■ WORK INSTRUCTION
Nothing but a number should be written: the count of lines below that contain "typedef".
++++++
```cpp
template <bool X6, int NS>
__device__ __forceinline__ void decode_voxels_body(const BatchN<VoxelDecodeArgs, NS>& AB, int S, const float* __restrict__ wblob) {
    extern __shared__ __attribute__((aligned(16))) float lds[];
    VD_STAMP(0);
    constexpr int LDS_W = X6 ? X6_LDS_BYTES / 4 : ((DEC_LDS_FLOATS + 3) & ~3);
#if defined(DIF_VD_CUT) && DIF_VD_CUT == 0
    return;
#endif
    stage_weights(lds, wblob, X6 ? X6_LDS_BYTES / 4 : DEC_LDS_FLOATS);
    VD_STAMP(1);
#if defined(DIF_VD_CUT) && DIF_VD_CUT == 1
    return;
#endif
    const __amdgpu_buffer_rsrc_t wfwd = make_rsrc(wblob, X6 ? X6_BYTES / 4 : DEC_FLOATS);
    const int lane = lane_id(), half = lane >> 5, col = lane & 31, wid = threadIdx.x >> 6;
    const int pair = wid >> 1, tsel = wid & 1;
    float* w_low_sdf = lds + LDS_W + pair * VD_WAVE_LDS_FLOATS;
    float* w_low_std = w_low_sdf + VD_MAX_L3;
    float* w_fold = w_low_std + VD_MAX_L3 + tsel * 256;
    const Lattice low = AB.s[0].low;
    const float* const fold_w = AB.s[0].fold_w;
    const int l = low.res, R = AB.s[0].R, l3 = l * l * l, R2 = R * R, R3 = R2 * R;
    const float scale = (float)(l - 1) / (float)(R - 1);
    int pre[NS + 1];
    pre[0] = 0;
#pragma unroll
    for (int j = 0; j < NS; ++j) pre[j + 1] = pre[j] + ((j < S) ? AB.s[j].counters[DIF_C_B] : 0);
    const int B = pre[NS];
    const int pairs_per_block = (int)(blockDim.x >> 7), n_pairs = (int)gridDim.x * pairs_per_block;
    const int first = __builtin_amdgcn_readfirstlane(pair * (int)gridDim.x + (int)blockIdx.x);
    __shared__ int s_tot[8], s_map[8], s_base[NS];
    const int rounds = (B + n_pairs - 1) / n_pairs;
    for (int round = 0; round < rounds; ++round) {
        const int bg = first + round * n_pairs;
        int sm = 0, b = bg;
#pragma unroll
        for (int j = 1; j < NS; ++j)
            if (bg >= pre[j]) { sm = j; b = bg - pre[j]; }
        const VoxelDecodeArgs& A = AB.s[sm];
        unsigned sel = 0;
        const int jz0 = tsel * (R >> 1), jz1 = jz0 + (R >> 1);
        const int64_t e0 = (int64_t)b * R3 + (int64_t)lane * R;
        if (bg < B && tsel * 32 < l3) {
            const float* lat_row = A.latent + (int64_t)A.occ_slot[b] * L;
            const int s = tsel * 32 + col;
            const float px = low.coord(s / (l * l)), py = low.coord((s / l) % l), pz = low.coord(s % l);
            float sdf = 0.0f, sd = 0.0f;
            if (X6 || fold_w) {
                if constexpr (X6) decoder_fold_consts_x6(lds, fold_w, lat_row, w_fold, lane);
                else decoder_fold_consts(lds, fold_w, lat_row, w_fold, lane);
                __builtin_amdgcn_wave_barrier();
                __builtin_amdgcn_s_waitcnt(0xc07f);
                if (tsel == 0) {
                    float* rec = A.fold_table + (int64_t)b * 256;
                    for (int p = lane; p < 256; p += 64) rec[p] = w_fold[p];
                }
                VD_STAMP(6);
#if defined(DIF_VD_CUT) && DIF_VD_CUT == 2
                sdf = w_fold[lane]; sd = w_fold[lane + 64];
#else
                if constexpr (X6) decoder_tile_folded_x6(lds, wfwd, FoldInitLds{w_fold}, px, py, pz, lane, sdf, sd);
                else decoder_tile_folded(lds, wfwd, FoldInitLds{w_fold}, px, py, pz, lane, sdf, sd);
#endif
            } else if constexpr (!X6) {
                f16v xin;
#pragma unroll
                for (int t = 0; t < 16; ++t) {
                    const int k = 2 * t + half;
                    xin[t] = (k < L) ? lat_row[k] : 0.0f;
                }
                if (half) { xin[14] = px; xin[15] = pz; } else { xin[15] = py; }
                decoder_tile(lds, wfwd, xin, lane, sdf, sd);
            }
            if (s < l3) {
                if (half == 0) w_low_sdf[s] = sdf;
                else w_low_std[s] = sd;
            }
        }
        __syncthreads();
        VD_STAMP(2);
        if (bg < B && lane < R2) {
            const int jx = lane / R, jy = lane % R;
            int x0, x1, y0, y1; float wx0, wx1, wy0, wy1;
            tri_axis(jx, l, scale, x0, x1, wx0, wx1);
            tri_axis(jy, l, scale, y0, y1, wy0, wy1);
            float* const cube_sdf = A.cube_sdf;
            float* const cube_std = A.cube_std;
            for (int jz = jz0; jz < jz1; ++jz) {
                int z0, z1; float wz0, wz1;
                tri_axis(jz, l, scale, z0, z1, wz0, wz1);
                float sv = tri_sample(w_low_sdf, l, x0, x1, y0, y1, z0, z1, wx0, wx1, wy0, wy1, wz0, wz1);
                float dv = tri_sample(w_low_std, l, x0, x1, y0, y1, z0, z1, wx0, wx1, wy0, wy1, wz0, wz1);
                cube_sdf[e0 + jz] = -sv;
                cube_std[e0 + jz] = dv;
                if (fabsf(sv) < 0.05f) sel |= 1u << jz;
            }
        }
        VD_STAMP(3);
        const int c = __popc(sel);
        const int incl = wave_incl_scan(c);
        const int total = __shfl(incl, 63);
        if (lane == 0) { s_tot[wid] = total; if (NS > 1) s_map[wid] = sm; }
        __syncthreads();
        if (NS == 1) {
            if (threadIdx.x == 0) {
                int sum = 0;
                for (int w = 0; w < (int)(blockDim.x >> 6); ++w) sum += s_tot[w];
                s_base[0] = sum ? atomicAdd(A.counters + DIF_C_VH, sum) : 0;
            }
        } else if ((int)threadIdx.x < S) {
            const int j = (int)threadIdx.x;
            int sum = 0;
            for (int w = 0; w < (int)(blockDim.x >> 6); ++w) sum += (s_map[w] == j) ? s_tot[w] : 0;
            s_base[j] = sum ? atomicAdd(AB.s[j].counters + DIF_C_VH, sum) : 0;
        }
        __syncthreads();
        if (total > 0) {
// ... 25 lines not shown
```

### di_fusion_amd/csrc/kernels_optimize.hip.h

```cpp
#pragma once

struct OptimSet {
    const float* obs; const uint8_t* optimized; const int64_t* pos; float enc_th;
    __device__ __forceinline__ bool has(int64_t slot) const { return slot >= 0 && obs[slot] >= enc_th && !optimized[slot] && pos[slot] > 0; }
};

__global__ void __launch_bounds__(DIF_BLOCK) k_optim_focus(Geo g, OptimSet S, const float* __restrict__ xyz, const uint8_t* __restrict__ unq_mask, int64_t N,
                                                         const int64_t* __restrict__ indexer, uint8_t* __restrict__ focus, int* __restrict__ counters) {
    const int64_t i = (int64_t)blockIdx.x * blockDim.x + threadIdx.x;
    if (i == 0) { counters[DIF_C_OPT_ROWS] = 0; counters[DIF_C_OPT_VOXELS] = 0; }
    if (i >= N) return;
    float xn, yn, zn; int ix, iy, iz;
    bool f = false;
    if (unq_mask[i] && voxel_of(g, xyz[i * 3 + 0], xyz[i * 3 + 1], xyz[i * 3 + 2], xn, yn, zn, ix, iy, iz)) {
        const int lin = linearize(g, ix, iy, iz), plane = g.ny * g.nz;
        const int nl[7] = {lin, lin - plane, lin + plane, lin - g.nz, lin + g.nz, lin - 1, lin + 1};
        const bool in_grid[7] = {true, ix > 0, ix < g.nx - 1, iy > 0, iy < g.ny - 1, iz > 0, iz < g.nz - 1};
#pragma unroll
        for (int q = 0; q < 7; ++q) f |= in_grid[q] && S.has(indexer[nl[q]]);
    }
    focus[i] = f ? 1 : 0;
}

struct OptimGatherFunctor {
// ... 6 lines not shown
        i = j - (int64_t)o * N;
        if (!focus[i]) return -1;
        float xn, yn, zn; int ix, iy, iz;
        voxel_of(g, xyz[i * 3 + 0], xyz[i * 3 + 1], xyz[i * 3 + 2], xn, yn, zn, ix, iy, iz);
        const float ox = (o & 4) ? 0.5f : -0.5f, oy = (o & 2) ? 0.5f : -0.5f, oz = (o & 1) ? 0.5f : -0.5f;
        const float gx = fminf(fmaxf(ceilf(xn + ox) - 1.0f, 0.0f), (float)(g.nx - 1));
        const float gy = fminf(fmaxf(ceilf(yn + oy) - 1.0f, 0.0f), (float)(g.ny - 1));
        const float gz = fminf(fmaxf(ceilf(zn + oz) - 1.0f, 0.0f), (float)(g.nz - 1));
        rx = (xn - gx) - 0.5f; ry = (yn - gy) - 0.5f; rz = (zn - gz) - 0.5f;
        const int64_t slot = indexer[linearize(g, (int)gx, (int)gy, (int)gz)];
        return S.has(slot) ? slot : -1;
    }
    __device__ int count(int j) const { float a, b, c; int64_t i; return neighbour(j, a, b, c, i) >= 0 ? 1 : 0; }
    __device__ void emit(int j, int k) const {
        float rx, ry, rz; int64_t i;
        const int64_t slot = neighbour(j, rx, ry, rz, i);
        const float sdf = noise[k] * 0.05f;
        row_slot[k] = (int)slot;
        row_xyz[(int64_t)k * 3 + 0] = rx + sdf * normal[i * 3 + 0];
        row_xyz[(int64_t)k * 3 + 1] = ry + sdf * normal[i * 3 + 1];
        row_xyz[(int64_t)k * 3 + 2] = rz + sdf * normal[i * 3 + 2];
        row_sdf[k] = sdf;
        slot_flag[slot] = 1;
    }
    __device__ void finish(int total) const { counters[DIF_C_OPT_ROWS] = total; }
};

struct OptimUniqueFunctor {
    const int* slot_flag; int* slot_u; int* uniq_slot; int* counters;
    __device__ int count(int s) const { return slot_flag[s] ? 1 : 0; }
    __device__ void emit(int s, int u) const { uniq_slot[u] = s; slot_u[s] = u; }
    __device__ void finish(int total) const { counters[DIF_C_OPT_VOXELS] = total; }
};

#define DIF_OPT_FIX_SCALE 1099511627776.0f

__global__ void __launch_bounds__(DIF_BLOCK) k_optim_init(const int* __restrict__ uniq_slot, const float* __restrict__ latent, float* __restrict__ z,
                                                        float* __restrict__ m, float* __restrict__ v, long long* __restrict__ grad,
                                                        const int* __restrict__ counters) {
    const int n = counters[DIF_C_OPT_VOXELS] * 32;
    for (int e = blockIdx.x * blockDim.x + threadIdx.x; e < n; e += gridDim.x * blockDim.x) {
        const int u = e >> 5, f = e & 31;
        z[e] = f < L ? latent[(int64_t)uniq_slot[u] * L + f] : 0.0f;
        m[e] = 0.0f; v[e] = 0.0f; grad[e] = 0;
    }
}

template <bool X6>
__global__ void __launch_bounds__(256, 1) k_optim_grad(const float* __restrict__ wblob, const float* __restrict__ wbwd_blob, const float* __restrict__ wu_blob, const int* __restrict__ row_slot,
                                                     const float* __restrict__ row_xyz, const float* __restrict__ row_sdf, const int* __restrict__ slot_u,
                                                     const float* __restrict__ z, unsigned long long* __restrict__ grad, float* __restrict__ loss_sum,
                                                     const int* __restrict__ counters) {
    extern __shared__ __attribute__((aligned(16))) float lds[];
    stage_weights(lds, wblob, X6 ? X6_LDS_BYTES / 4 : DEC_LDS_FLOATS);
    const __amdgpu_buffer_rsrc_t wfwd = make_rsrc(wblob, X6 ? X6_BYTES / 4 : DEC_FLOATS), wbwd = make_rsrc(wbwd_blob, X6 ? X6B_BYTES / 4 : DECB_FLOATS);
    const __amdgpu_buffer_rsrc_t wun = make_rsrc(X6 ? wu_blob : wblob, X6 ? X6U_BYTES / 4 : 4);
    const int lane = lane_id(), half = lane >> 5, col = lane & 31;
    const int wave = (int)((threadIdx.x >> 6) * gridDim.x + blockIdx.x), nwaves = (int)(gridDim.x * (blockDim.x >> 6));
    const int n_rows = counters[DIF_C_OPT_ROWS];
    const float inv_n = 1.0f / (float)n_rows;
    const int n_tiles = (n_rows + 31) >> 5;
    for (int tile = wave; tile < n_tiles; tile += nwaves) {
        const int row = tile * 32 + col;
        const bool live = row < n_rows;
        const int u = live ? slot_u[row_slot[row]] : -1;
        const float* zr = z + (int64_t)(live ? u : 0) * 32;
        f16v xin;
#pragma unroll
        for (int t = 0; t < 16; ++t) {
            const int k = 2 * t + half;
            float val = 0.0f;
            if (live) val = k < L ? zr[k] : row_xyz[(int64_t)row * 3 + (k - L)];
            xin[t] = val;
        }
        float sdf, sd, loss;
        f16v gx;
        if constexpr (X6) decoder_tile_nll_grad_x6<GRAD_X6_PF>(lds, wfwd, wun, wbwd, xin, lane, live ? row_sdf[row] : 0.0f, inv_n, sdf, sd, loss, gx);
        else decoder_tile_nll_grad(lds, wfwd, wbwd, xin, lane, live ? row_sdf[row] : 0.0f, inv_n, sdf, sd, loss, gx);
        const int u_prev = __shfl_up(u, 1), u_next = __shfl_down(u, 1);
        const bool run_head = (col == 0) || (u_prev != u), run_tail = (col == 31) || (u_next != u);
        const uint32_t heads32 = (uint32_t)(__ballot(run_head) >> (half * 32));
        const int my_head = 31 - __clz((int)(heads32 & ((2u << col) - 1u)));
#pragma unroll
        for (int r = 0; r < 16; ++r) {
            long long q = live ? __float2ll_rn(gx[r] * DIF_OPT_FIX_SCALE) : 0ll;
            q = seg_incl_scan32(q, col, my_head);
            const int f = (r & 3) + 8 * (r >> 2) + 4 * half;
            if (live && run_tail && f < L) (void)__hip_atomic_fetch_add(grad + (int64_t)u * 32 + f, (unsigned long long)q, __ATOMIC_RELAXED, __HIP_MEMORY_SCOPE_AGENT);
        }
        if (loss_sum) {
            float ls = (live && half == 0) ? loss : 0.0f;
#pragma unroll
            for (int d = 32; d >= 1; d >>= 1) ls += __shfl_xor(ls, d);
            if (lane == 0) atomicAdd(loss_sum, ls);
        }
    }
}

__global__ void __launch_bounds__(DIF_BLOCK) k_optim_adam(float* __restrict__ z, float* __restrict__ m, float* __restrict__ v, long long* __restrict__ grad,
                                                        const int* __restrict__ counters, int iter, float lr, float reg_lambda) {
    const int n_vox = counters[DIF_C_OPT_VOXELS];
    const float inv_n = 1.0f / (float)counters[DIF_C_OPT_ROWS];
    const int grp = (int)((blockIdx.x * blockDim.x + threadIdx.x) >> 5), ngrp = (int)((gridDim.x * blockDim.x) >> 5), f = threadIdx.x & 31;
    const float b1 = 0.9f, b2 = 0.999f, eps = 1e-8f;
    const float step = lr / (1.0f - powf(b1, (float)iter)), bc2 = sqrtf(1.0f - powf(b2, (float)iter));
    for (int u = grp; u < n_vox; u += ngrp) {
        const int e = u * 32 + f;
        const float zf = z[e];
        float g = (float)grad[e] * (1.0f / DIF_OPT_FIX_SCALE);
        grad[e] = 0;
        if (reg_lambda > 0.0f) {
            float nn = f < L ? zf * zf : 0.0f;
// ... 24 lines not shown
```

### di_fusion_amd/csrc/mlp.hip.h

```cpp
#pragma once
#include "common.hip.h"

namespace dif {

typedef float f16v __attribute__((ext_vector_type(16)));
typedef float f4v __attribute__((ext_vector_type(4)));

__device__ __forceinline__ f16v mfma32(float a, float b, f16v c) { return __builtin_amdgcn_mfma_f32_32x32x2f32(a, b, c, 0, 0, 0); }

__device__ __forceinline__ f16v load_bias16(const float* b, int half) {
    const f4v* p = reinterpret_cast<const f4v*>(b + half * 16);
    f4v b0 = p[0], b1 = p[1], b2 = p[2], b3 = p[3];
    f16v r;
    r[0] = b0.x; r[1] = b0.y; r[2] = b0.z; r[3] = b0.w;
    r[4] = b1.x; r[5] = b1.y; r[6] = b1.z; r[7] = b1.w;
    r[8] = b2.x; r[9] = b2.y; r[10] = b2.z; r[11] = b2.w;
    r[12] = b3.x; r[13] = b3.y; r[14] = b3.z; r[15] = b3.w;
    return r;
}

__device__ __forceinline__ float relu1(float x) { return __int_as_float(max(__float_as_int(x), 0)); }
__device__ __forceinline__ f16v relu16(f16v v) {
#pragma unroll
    for (int i = 0; i < 16; ++i) v[i] = relu1(v[i]);
// ... 130 lines not shown
                                             const f16v& xin, int lane, float& sdf, float& stdv) {
    const int half = lane >> 5;
    f16v hx[1];
    hx[0] = xin;
    f16v h0[4];
#pragma unroll
    for (int mb = 0; mb < 4; ++mb) {
        f16v acc = load_bias16(W + DEC_B0 + mb * 32, half);
        acc = block_mm<1>(reinterpret_cast<const f4v*>(W + DEC_A0) + (mb * 4) * 64, hx, acc, lane);
        h0[mb] = relu16(acc);
    }
    f16v h1[4];
#pragma unroll
    for (int mb = 0; mb < 4; ++mb) {
        f16v acc = load_bias16(W + DEC_B1 + mb * 32, half);
        acc = block_mm<4>(reinterpret_cast<const f4v*>(W + DEC_A1) + (mb * 16) * 64, h0, acc, lane);
        h1[mb] = relu16(acc);
    }
    f16v h2x[4];
#pragma unroll
    for (int mb = 0; mb < 3; ++mb) {
        f16v acc = load_bias16(W + DEC_B2 + mb * 32, half);
        acc = block_mm<4>(reinterpret_cast<const f4v*>(W + DEC_A2) + (mb * 16) * 64, h1, acc, lane);
        h2x[mb] = relu16(acc);
    }
    h2x[3] = xin;
    int off3 = DEC_A3 * 4;
    asm volatile("" : "+s"(off3) : : "memory");
    float ps = 0.0f, pu = 0.0f;
#pragma unroll
    for (int mb = 0; mb < 4; ++mb) {
        f16v acc = load_bias16(W + DEC_B3 + mb * 32, half);
        acc = block_mm_src<4>(BufA{Wg, off3 + mb * 16 * 1024}, h2x, acc, lane);
        acc = relu16(acc);
        f16v ws = load_bias16(W + DEC_HW + mb * 32, half);
        f16v wu = load_bias16(W + DEC_HU + mb * 32, half);
#pragma unroll
        for (int r = 0; r < 16; ++r) {
            ps = fmaf(acc[r], ws[r], ps);
            pu = fmaf(acc[r], wu[r], pu);
        }
    }
    ps += __shfl_xor(ps, 32);
    pu += __shfl_xor(pu, 32);
    ps += W[DEC_HB + 0];
    pu += W[DEC_HB + 1];
    sdf = tanhf(ps);
    float sp = (pu > 20.0f) ? pu : log1pf(expf(pu));
    stdv = 0.05f + 0.5f * sp;
}

#define DECF_FLOATS (2 * 29 * 128)

template <int B0, int B3, int UNROLL>
__device__ __forceinline__ void decoder_fold_consts_at(const float* __restrict__ W , const float* __restrict__ fold ,
                                                       const float* __restrict__ lat_row, float* __restrict__ c, int lane) {
    float a0 = W[B0 + lane], a1 = W[B0 + lane + 64], a2 = W[B3 + lane], a3 = W[B3 + lane + 64];
    const f4v* wk = reinterpret_cast<const f4v*>(fold) + lane;
#pragma unroll UNROLL
    for (int k = 0; k < 29; ++k) {
        const float zk = lat_row[k];
        const f4v wv = wk[k * 64];
        a0 = fmaf(wv.x, zk, a0);
        a1 = fmaf(wv.y, zk, a1);
        a2 = fmaf(wv.z, zk, a2);
        a3 = fmaf(wv.w, zk, a3);
    }
    c[lane] = a0;
    c[lane + 64] = a1;
    c[128 + lane] = a2;
    c[128 + lane + 64] = a3;
}
__device__ __forceinline__ void decoder_fold_consts(const float* __restrict__ W, const float* __restrict__ fold, const float* __restrict__ lat_row,
                                                    float* __restrict__ c, int lane) {
    decoder_fold_consts_at<DEC_B0, DEC_B3, 8>(W, fold, lat_row, c, lane);
}
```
++++++
■ RESPONSE TO THIS TASK
2